struct F3 { float x, y, z; };
__device__ __forceinline__ F3 operator+(F3 a, F3 b) { return {a.x + b.x, a.y + b.y, a.z + b.z}; }
__device__ __forceinline__ F3 operator-(F3 a, F3 b) { return {a.x - b.x, a.y - b.y, a.z - b.z}; }
__device__ __forceinline__ F3 operator*(F3 a, float s) { return {a.x * s, a.y * s, a.z * s}; }
__device__ __forceinline__ float dot(F3 a, F3 b) { float s = a.x * b.x; s += a.y * b.y; s += a.z * b.z; return s; }
__device__ __forceinline__ F3 cross(F3 a, F3 b) { return {a.y * b.z - a.z * b.y, a.z * b.x - a.x * b.z, a.x * b.y - a.y * b.x}; }
template <bool kU = false>
__device__ __forceinline__ float rcp_exact(float x) {
    const uint32_t m = __float_as_uint(x) & 0x7fffffffu;
    if (kU) {
        const bool slow = m - 0x00800000u >= 0x7e000000u - 0x00800000u;
        if (__builtin_expect(__ballot(slow) != 0, 0)) {
            const float q = 1.0f / x;
            const float r0 = __builtin_amdgcn_rcpf(x);
            return slow ? q : __builtin_fmaf(__builtin_fmaf(-x, r0, 1.0f), r0, r0);
        }
        const float r0 = __builtin_amdgcn_rcpf(x);
        return __builtin_fmaf(__builtin_fmaf(-x, r0, 1.0f), r0, r0);
    }
    if constexpr (CERES_RCP_IFTHEN) {
        const float r0 = __builtin_amdgcn_rcpf(x);
        float r = __builtin_fmaf(__builtin_fmaf(-x, r0, 1.0f), r0, r0);
        if (__builtin_expect(m - 0x00800000u >= 0x7e000000u - 0x00800000u, 0)) r = 1.0f / x;
        return r;
    }
    if (__builtin_expect(m - 0x00800000u >= 0x7e000000u - 0x00800000u, 0)) return 1.0f / x;
    const float r0 = __builtin_amdgcn_rcpf(x);
    return __builtin_fmaf(__builtin_fmaf(-x, r0, 1.0f), r0, r0);
}

__device__ __forceinline__ float rcp_fast(float x) {
    const float r0 = __builtin_amdgcn_rcpf(x);
    return __builtin_fmaf(__builtin_fmaf(-x, r0, 1.0f), r0, r0);
}
__device__ __forceinline__ F3 normalize(F3 v) { float inv = 1.0f / sqrtf(dot(v, v)); return v * inv; }
__device__ __forceinline__ F3 f3(const float* p) { return {p[0], p[1], p[2]}; }

template <bool kG> __device__ __forceinline__ float dotA(F3 a, F3 b) {
    if constexpr (kG) return __builtin_fmaf(a.z, b.z, __builtin_fmaf(a.x, b.x, a.y * b.y));
    else return dot(a, b);
}
template <bool kG> __device__ __forceinline__ float dotB(F3 a, F3 b) {
    if constexpr (kG) return __builtin_fmaf(a.z, b.z, __builtin_fmaf(a.y, b.y, a.x * b.x));
    else return dot(a, b);
}
template <bool kG> __device__ __forceinline__ F3 crossG(F3 a, F3 b) {
    if constexpr (kG)
        return {__builtin_fmaf(a.y, b.z, -(a.z * b.y)), __builtin_fmaf(a.z, b.x, -(a.x * b.z)),
                __builtin_fmaf(a.x, b.y, -(a.y * b.x))};
    else return cross(a, b);
}
template <bool kG> __device__ __forceinline__ F3 normalizeG(F3 v) { float inv = 1.0f / sqrtf(dotA<kG>(v, v)); return v * inv; }

__device__ __forceinline__ bool uniform_id(uint32_t id, uint32_t& r) {
    r = __builtin_amdgcn_readfirstlane(id);
    return __ballot(id != r) == 0;
}
enum FetchKind : int {
    kFBvh2V = 0,
    kFBvh4V,
    kFBvh4S,
    kFTriV,
    kFTriS,
    kFShadeV,
    kFStoreV,
    kFOrderS,
    kFKinds
};
// ... 130 lines not shown
    const float u = dotA<kG>(r, tr.e2) * inv_det;
    const float v = dotB<kG>(r, tr.e1) * inv_det;
    const float w = 1.0f - u - v;
    const float t = dotA<kG>(tr.n, c) * inv_det;
    const float x1 = u >= 0 ? v : -1.0f;
    const float x2 = x1 >= 0 ? w : -1.0f;
    const float x3 = x2 >= 0 ? t : -1.0f;
    return __ballot((x3 >= tmin) & (x3 <= tmax));
}

template <bool kRobust>
struct Slab {
    float ix, iy, iz;
    float sx, sy, sz;
    F3 o;
};
__device__ __forceinline__ float pad_ulps2(float x) {
    return isfinite(x) ? __uint_as_float(__float_as_uint(x) + 2u) : x;
}
template <bool kRobust, class RK = CamRay>
__device__ __forceinline__ Slab<kRobust> make_slab(F3 o, F3 d) {
    Slab<kRobust> s;
    if constexpr (kRobust) {
        s.ix = 1.0f / d.x; s.iy = 1.0f / d.y; s.iz = 1.0f / d.z;
        s.sx = pad_ulps2(s.ix); s.sy = pad_ulps2(s.iy); s.sz = pad_ulps2(s.iz);
    } else {
        auto safe_inv = [](float x) {
            const float c = fabsf(x) < FLT_EPSILON ? copysignf(FLT_EPSILON, x) : x;
            if constexpr (RK::kUnitDir) return rcp_fast(c);
            else return rcp_exact<false>(c);
        };
        s.ix = safe_inv(d.x); s.iy = safe_inv(d.y); s.iz = safe_inv(d.z);
        s.sx = (-o.x) * s.ix; s.sy = (-o.y) * s.iy; s.sz = (-o.z) * s.iz;
    }
    s.o = o;
    return s;
}
template <bool kRobust, int kOct = -1>
__device__ __forceinline__ void slab_box(const Slab<kRobust>& s, float lox, float hix, float loy, float hiy, float loz,
                                         float hiz, float tmin, float tmax, float& e, float& x) {
    if constexpr (!kRobust && kOct >= 0) {
        const float nx = (kOct & 1) ? hix : lox, fx = (kOct & 1) ? lox : hix;
        const float ny = (kOct & 2) ? hiy : loy, fy = (kOct & 2) ? loy : hiy;
        const float nz = (kOct & 4) ? hiz : loz, fz = (kOct & 4) ? loz : hiz;
        e = fmaxf(__builtin_fmaf(nx, s.ix, s.sx), fmaxf(__builtin_fmaf(ny, s.iy, s.sy), fmaxf(__builtin_fmaf(nz, s.iz, s.sz), tmin)));
        x = fminf(__builtin_fmaf(fx, s.ix, s.sx), fminf(__builtin_fmaf(fy, s.iy, s.sy), fminf(__builtin_fmaf(fz, s.iz, s.sz), tmax)));
    } else if constexpr (kRobust) {
        const bool nx = __float_as_uint(s.ix) >> 31, ny = __float_as_uint(s.iy) >> 31, nz = __float_as_uint(s.iz) >> 31;
        const float ex = ((nx ? hix : lox) - s.o.x) * s.ix, xx = ((nx ? lox : hix) - s.o.x) * s.sx;
        const float ey = ((ny ? hiy : loy) - s.o.y) * s.iy, xy = ((ny ? loy : hiy) - s.o.y) * s.sy;
        const float ez = ((nz ? hiz : loz) - s.o.z) * s.iz, xz = ((nz ? loz : hiz) - s.o.z) * s.sz;
        e = fmaxf(ex, fmaxf(ey, fmaxf(ez, tmin)));
        x = fminf(xx, fminf(xy, fminf(xz, tmax)));
    } else {
        const float a0 = __builtin_fmaf(lox, s.ix, s.sx), a1 = __builtin_fmaf(hix, s.ix, s.sx);
        const float b0 = __builtin_fmaf(loy, s.iy, s.sy), b1 = __builtin_fmaf(hiy, s.iy, s.sy);
        const float c0 = __builtin_fmaf(loz, s.iz, s.sz), c1 = __builtin_fmaf(hiz, s.iz, s.sz);
        e = fmaxf(fminf(a0, a1), fmaxf(fminf(b0, b1), fmaxf(fminf(c0, c1), tmin)));
        x = fminf(fmaxf(a0, a1), fminf(fmaxf(b0, b1), fminf(fmaxf(c0, c1), tmax)));
    }
}

template <typename Fn>
__device__ __forceinline__ bool with_uniform_octant(const Slab<false>& s, Fn&& fn) {
    const uint32_t oct = (__float_as_uint(s.ix) >> 31) | (__float_as_uint(s.iy) >> 31) << 1 | (__float_as_uint(s.iz) >> 31) << 2;
    uint32_t r;
    if (!uniform_id(oct, r)) return false;
    switch (r) {
        case 0: fn(std::integral_constant<int, 0>{}); break;
        case 1: fn(std::integral_constant<int, 1>{}); break;
        case 2: fn(std::integral_constant<int, 2>{}); break;
        case 3: fn(std::integral_constant<int, 3>{}); break;
        case 4: fn(std::integral_constant<int, 4>{}); break;
        case 5: fn(std::integral_constant<int, 5>{}); break;
        case 6: fn(std::integral_constant<int, 6>{}); break;
        default: fn(std::integral_constant<int, 7>{}); break;
    }
    return true;
}

template <bool kAnyHit, bool kStats, int kS = kBlock, typename StkT = uint32_t*, bool kRobust = false, int kOct = -1,
          bool kG = false, class RK = CamRay, class PT>
__device__ __forceinline__ bool trace(const PT& P, F3 o, F3 d, StkT stk, Hit& best,
                                      uint32_t& n_pairs, uint32_t& n_tests, bool& overflow, RK rk = RK{}) {
    const float tmin = rk.tmin();
    float tmax = rk.tmax();
    bool have = false;
    constexpr bool kU = CERES_RCP_UNIFORM == 1 || (CERES_RCP_UNIFORM == 2 && kOct == -2);
    if (P.root_leaf_count) {
        if (kStats) n_tests += P.root_leaf_count;
        for (uint32_t k = P.root_leaf_first; k < P.root_leaf_first + P.root_leaf_count; ++k) {
            float t, u, v;
            CERES_COUNT_V(kFTriV, 48);
            if (tri_test<kG, kU, RK>(load_tri(P.tris + k), o, d, tmin, tmax, t, u, v)) {
                best = {k, t, u, v}; have = true;
                if (kAnyHit) return true;
                tmax = t;
            }
        }
        return have;
    }
    const Slab<kRobust> sl = make_slab<kRobust, RK>(o, d);
    if constexpr (!kRobust && kOct == -1 && (CERES_OCTANT_SLAB & 1)) {
        bool r = false;
        if (with_uniform_octant(sl, [&](auto k) {
                r = trace<kAnyHit, kStats, kS, StkT, kRobust, decltype(k)::value, kG, RK>(P, o, d, stk, best, n_pairs, n_tests, overflow, rk);
            }))
            return r;
    }
    if (P.root_box_ok) {
        float e, x;
        slab_box<kRobust, kOct>(sl, P.root_box[0], P.root_box[1], P.root_box[2], P.root_box[3], P.root_box[4],
                          P.root_box[5], tmin, tmax, e, x);
        if (!(e <= x)) {
            if (kStats) ++n_pairs;
            return false;
        }
    }
    uint32_t sp = 0;
    if (CERES_TRI_SELECT && !kAnyHit) best.slot = kNoSlot;
    const float4* q = reinterpret_cast<const float4*>(P.pairs);
    float4 A = q[0], B = q[1], C = q[2];
    uint4 L = reinterpret_cast<const uint4*>(q)[3];
    CERES_COUNT_V(kFBvh2V, 64);
    while (true) {
        if (kStats) ++n_pairs;
        const uint32_t top = stk[(sp ? sp - 1 : 0) * kS];
        float le, lx, re, rx;
        slab_box<kRobust, kOct>(sl, A.x, A.y, A.z, A.w, B.x, B.y, tmin, tmax, le, lx);
        slab_box<kRobust, kOct>(sl, B.z, B.w, C.x, C.y, C.z, C.w, tmin, tmax, re, rx);
        const bool hit_l = le <= lx, hit_r = re <= rx;
        const bool go_l = hit_l && !L.x, go_r = hit_r && !L.z;
        const bool both = go_l && go_r, none = !go_l && !go_r;
        const bool swap = le > re;
        const bool done = none && sp == 0;
        const uint32_t near = both ? (swap ? L.w : L.y) : (go_l ? L.y : L.w);
        const uint32_t nxt = none ? top : near;
        if (kStats || !CERES_TRUST_STACK_BOUND || RK::kClampStack) {
            overflow |= both && sp >= P.stack_entries;
            stk[(sp < P.stack_entries ? sp : P.stack_entries) * kS] = swap ? L.y : L.w;
            sp = both ? (sp < P.stack_entries ? sp + 1 : sp) : (none ? (sp ? sp - 1 : 0) : sp);
        } else {
            stk[sp * kS] = swap ? L.y : L.w;
            sp = sp + (both ? 1u : 0u) - (none ? 1u : 0u);
        }
        const uint32_t nl = hit_l ? L.x : 0u, nr = hit_r ? L.z : 0u;
        const uint32_t n_leaf = nl + nr, k2 = L.w - nl;
        if (kStats) n_tests += n_leaf;
        float4 nA, nB, nC;
        uint4 nL;
        if (RK::kLoadAlways || (CERES_LOAD_ALWAYS && kOct != -2)) {
            const float4* nq = reinterpret_cast<const float4*>(P.pairs + (done ? 0u : nxt));
            nA = nq[0]; nB = nq[1]; nC = nq[2]; nL = reinterpret_cast<const uint4*>(nq)[3];
            CERES_COUNT_V(kFBvh2V, 64);
        } else if (!done) {
            const float4* nq = reinterpret_cast<const float4*>(P.pairs + nxt);
            nA = nq[0]; nB = nq[1]; nC = nq[2]; nL = reinterpret_cast<const uint4*>(nq)[3];
            CERES_COUNT_V(kFBvh2V, 64);
        }
        for (uint32_t j = 0; j < n_leaf; ++j) {
            const uint32_t idx = (j < nl ? L.y : k2) + j;
            float t, u, v;
            if (CERES_TRI_SELECT && !kAnyHit) {
                const bool h = tri_test_u<kG, kU, RK>(P.tris, idx, o, d, tmin, tmax, t, u, v);
                best.slot = h ? idx : best.slot; best.t = h ? t : best.t;
                best.u = h ? u : best.u; best.v = h ? v : best.v;
                tmax = h ? t : tmax;
                continue;
            }
            if (tri_test_u<kG, kU, RK>(P.tris, idx, o, d, tmin, tmax, t, u, v)) {
                best = {idx, t, u, v}; have = true;
                if (kAnyHit) return true;
                tmax = t;
            }
        }
        if (done) break;
        A = nA; B = nB; C = nC; L = nL;
    }
    if (CERES_TRI_SELECT && !kAnyHit) return best.slot != kNoSlot;
    return have;
}

template <bool kStats, int kS, typename StkT, bool kRobust, int kOct, bool kG>
__device__ __forceinline__ bool guarded_trace(const KParams& P, F3 o, F3 d, StkT stk, Hit& best, uint32_t& n_pairs,
                                              uint32_t& n_tests, bool& overflow) {
    constexpr bool kGuard = !kStats && CERES_TRUST_STACK_BOUND && CERES_STACK_GUARD;
    const uint32_t slot = P.stack_entries * kS;
    if (kGuard) stk[slot] = stack_guard<StkT>();
    const bool hit = trace<false, kStats, kS, StkT, kRobust, kOct, kG>(P, o, d, stk, best, n_pairs, n_tests, overflow);
    if (kGuard) overflow |= uint32_t(stk[slot]) != stack_guard<StkT>();
    return hit;
}

struct N4 { float4 lx, hx, ly, hy, lz, hz; uint4 ch; };
__device__ __forceinline__ N4 load_n4(const Node4* n) {
    const float4* q = reinterpret_cast<const float4*>(n);
    const uint4* u = reinterpret_cast<const uint4*>(n);
    return {q[0], q[1], q[2], q[3], q[4], q[5], u[6]};
}
__device__ __forceinline__ uint32_t n4_count(uint32_t w) { return w & kNode4MaxCount; }
__device__ __forceinline__ uint32_t n4_first(uint32_t w) { return w >> kNode4CountBits; }
__device__ __forceinline__ N4 load_n4_u(const Node4* nodes, uint32_t cur) {
    uint32_t r;
    if (uniform_id(cur, r)) {
        CERES_COUNT_S(kFBvh4S, 112);
        const Node4* q = nodes + r;
        return {sload_f4(q, 0), sload_f4(q, 1), sload_f4(q, 2), sload_f4(q, 3), sload_f4(q, 4), sload_f4(q, 5),
                sload_u4(q, 6)};
    }
    CERES_COUNT_V(kFBvh4V, 112);
    return load_n4(nodes + cur);
}
__device__ __forceinline__ float4 qdecode(uint32_t w, float scale, float origin) {
    return make_float4(__builtin_fmaf(float(w & 0xffu), scale, origin), __builtin_fmaf(float((w >> 8) & 0xffu), scale, origin),
                       __builtin_fmaf(float((w >> 16) & 0xffu), scale, origin), __builtin_fmaf(float(w >> 24), scale, origin));
}
__device__ __forceinline__ N4 load_q4_u(const QNode4* nodes, uint32_t cur) {
    float4 a, b;
    uint4 c, d;
    uint32_t r;
    if (uniform_id(cur, r)) {
        CERES_COUNT_S(kFBvh4S, 64);
        const QNode4* q = nodes + r;
        a = sload_f4(q, 0); b = sload_f4(q, 1); c = sload_u4(q, 2); d = sload_u4(q, 3);
    } else {
        CERES_COUNT_V(kFBvh4V, 64);
        const float4* q = reinterpret_cast<const float4*>(nodes + cur);
        a = q[0]; b = q[1];
        c = reinterpret_cast<const uint4*>(q)[2]; d = reinterpret_cast<const uint4*>(q)[3];
    }
    return {qdecode(__float_as_uint(b.z), a.w, a.x), qdecode(__float_as_uint(b.w), a.w, a.x),
            qdecode(c.x, b.x, a.y), qdecode(c.y, b.x, a.y), qdecode(c.z, b.y, a.z), qdecode(c.w, b.y, a.z), d};
}
template <bool kQ, class PT>
__device__ __forceinline__ N4 load_shadow_node(const PT& P, uint32_t cur) {
    if constexpr (kQ) return load_q4_u(P.qnodes4, cur);
    else return load_n4_u(P.nodes4, cur);
}
__device__ __forceinline__ float pick(float4 v, uint32_t c) { return c == 0 ? v.x : c == 1 ? v.y : c == 2 ? v.z : v.w; }
__device__ __forceinline__ uint32_t pick(uint4 v, uint32_t c) { return c == 0 ? v.x : c == 1 ? v.y : c == 2 ? v.z : v.w; }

■ What is expected
Working from the data above, extract solely the lines from the one containing "s.iz, s.sz), tmax)));" through the one containing "const float c0", exactly as they appear, both included.

■ Output of the task
        x = fminf(__builtin_fmaf(fx, s.ix, s.sx), fminf(__builtin_fmaf(fy, s.iy, s.sy), fminf(__builtin_fmaf(fz, s.iz, s.sz), tmax)));
    } else if constexpr (kRobust) {
        const bool nx = __float_as_uint(s.ix) >> 31, ny = __float_as_uint(s.iy) >> 31, nz = __float_as_uint(s.iz) >> 31;
        const float ex = ((nx ? hix : lox) - s.o.x) * s.ix, xx = ((nx ? lox : hix) - s.o.x) * s.sx;
        const float ey = ((ny ? hiy : loy) - s.o.y) * s.iy, xy = ((ny ? loy : hiy) - s.o.y) * s.sy;
        const float ez = ((nz ? hiz : loz) - s.o.z) * s.iz, xz = ((nz ? loz : hiz) - s.o.z) * s.sz;
        e = fmaxf(ex, fmaxf(ey, fmaxf(ez, tmin)));
        x = fminf(xx, fminf(xy, fminf(xz, tmax)));
    } else {
        const float a0 = __builtin_fmaf(lox, s.ix, s.sx), a1 = __builtin_fmaf(hix, s.ix, s.sx);
        const float b0 = __builtin_fmaf(loy, s.iy, s.sy), b1 = __builtin_fmaf(hiy, s.iy, s.sy);
        const float c0 = __builtin_fmaf(loz, s.iz, s.sz), c1 = __builtin_fmaf(hiz, s.iz, s.sz);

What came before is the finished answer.